Y entonces me siento privilegiado, suspendido en el tiempo, en el espacio, en el silencio. Tan solo yo, y mi interior. Un lujo.
Despierto antes que salga el sol. Estiro el saco, desayuno frugalmente y en unos minutos estoy de nuevo sentado en lo más alto, con la cámara sobre el trípode, mirando hacia el lugar donde intuyo saldrá el Sol.
El primer indicio del alba es una pálida franja azul, como una fina línea sobre el horizonte. La franja va cobrando un tenue resplandor anaranjado. Con la llegada de la claridad, un paisaje nuevo va surgiendo desde la noche: primero las siluetas recortadas sobre el cielo de las montañas a mi lado, Petrechema, la Mesa, el Chinebral. Unos cientos de metros más abajo una densa niebla al principio de tenue color azulado, después anaranjada, cubre completamente el paisaje haciéndolo desaparecer bajo mis pies. Y sobre la niebla, como islas, las montañas más altas. Los perfiles ya me son familiares: Billlaré, Le dec del Lhurs, Chipeta, el castillo de Acher, Bisaurín, las crestas rocosas que rodean el ibón de Acherito, a lo lejos el Midi d’Ossau y el Anayet, más al sur Collarada… Al norte de la divisoria, la niebla; al sur, todo despejado hasta donde me alcanza la vista. Y por debajo, al pie de las vertiginosas paredes de las agujas de Ansabère, el mar de nubes, como rompiendo mansamente al pie del acantilado.
Después de hacer unas fotografías, me siento a contemplar el amanecer, y disfrutar de la mera contemplación de la belleza del paisaje que me rodea, un paisaje fuera del tiempo, un lugar para mirar, y para sentir.

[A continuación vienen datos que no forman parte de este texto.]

template <int VECP>
__global__ __launch_bounds__(256) void k_dice_grad_vox(const float* __restrict__ p, int64_t p_sn, int64_t p_sc, int64_t p_sv,
                                                       const float* __restrict__ t, int64_t t_sn, int64_t t_sc, int64_t t_sv,
                                                       const float* __restrict__ mask, const float* __restrict__ ca,
                                                       const float* __restrict__ cb, const float* __restrict__ gout,
                                                       int gout_per_channel, float* __restrict__ gp, int64_t g_sn, int64_t g_sc,
                                                       int64_t g_sv, int C, int64_t V, int flags, float w_dice, float w_bce) {
    const int n = blockIdx.y;
    const float* pn = p + (int64_t)n * p_sn;
    const float* tn = t + (int64_t)n * t_sn;
    const float* mn = mask ? mask + (int64_t)n * t_sn : nullptr;
    float* gn = gp + (int64_t)n * g_sn;
    for (int64_t v = (int64_t)blockIdx.x * 256 + threadIdx.x; v < V; v += (int64_t)gridDim.x * 256) {
        float pq[DICE_VOX_C], tq[DICE_VOX_C], mq[DICE_VOX_C], gq[DICE_VOX_C];
        const float* pv_ = pn + v * p_sv;
        if constexpr (VECP == 4) {
#pragma unroll
            for (int c = 0; c < DICE_VOX_C; c += 4)
                if (c < C) {
                    const float4 q = *reinterpret_cast<const float4*>(pv_ + c);
                    pq[c] = q.x; pq[c + 1] = q.y; pq[c + 2] = q.z; pq[c + 3] = q.w;
                }
        } else if constexpr (VECP == 2) {
            const float2 q = *reinterpret_cast<const float2*>(pv_);
            pq[0] = q.x; pq[1] = q.y;
        } else {
#pragma unroll
            for (int c = 0; c < DICE_VOX_C; ++c)
                if (c < C) pq[c] = pv_[c * p_sc];
        }
#pragma unroll
        for (int c = 0; c < DICE_VOX_C; ++c)
            if (c < C) {
                tq[c] = tn[c * t_sc + v * t_sv];
                mq[c] = mn ? mn[c * t_sc + v * t_sv] : 1.f;
            }
#pragma unroll
        for (int c = 0; c < DICE_VOX_C; ++c)
            if (c < C) {
                float pv = pq[c], tv = tq[c];
                const float m = mq[c];
                if (mn) {
                    pv *= m;
                    tv *= m;
                }
                const float go = gout ? gout[gout_per_channel ? c : 0] : 1.f;
                if (flags) {
                    const float xv = pv;
                    if (flags & TEM_DICE_LOGITS) pv = dice_sigmoid(xv);
                    float d = w_dice * (ca[c] * tv + cb[c] * pv);
                    if (flags & TEM_DICE_LOGITS) d *= pv * (1.f - pv);
                    if (flags & TEM_DICE_BCE)
                        d += w_bce * ((flags & TEM_DICE_LOGITS) ? (pv - tv) : (pv - tv) / fmaxf(pv * (1.f - pv), 1e-12f));
                    gq[c] = go * d;
                } else {
                    gq[c] = go * (ca[c] * tv + cb[c] * pv) * m;
                }
            }
        float* gv_ = gn + v * g_sv;
        if constexpr (VECP == 4) {
#pragma unroll
            for (int c = 0; c < DICE_VOX_C; c += 4)
                if (c < C) *reinterpret_cast<float4*>(gv_ + c) = make_float4(gq[c], gq[c + 1], gq[c + 2], gq[c + 3]);
        } else if constexpr (VECP == 2) {
            *reinterpret_cast<float2*>(gv_) = make_float2(gq[0], gq[1]);
        } else {
#pragma unroll
            for (int c = 0; c < DICE_VOX_C; ++c)
                if (c < C) gv_[c * g_sc] = gq[c];
        }
    }
}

Un amplio entramado de cirros y rastros de aviones se entrecruzan en el cielo. Después sale el sol, sosegadamente, del rojo al amarillo. Media hora más tarde el sol empieza a estar ya alto, el cielo completamente azul; la niebla ahora blanca y brillante bajo mis pies. Empieza a hacer calor. Es el momento de recoger mis cosas y retornar al punto de partida.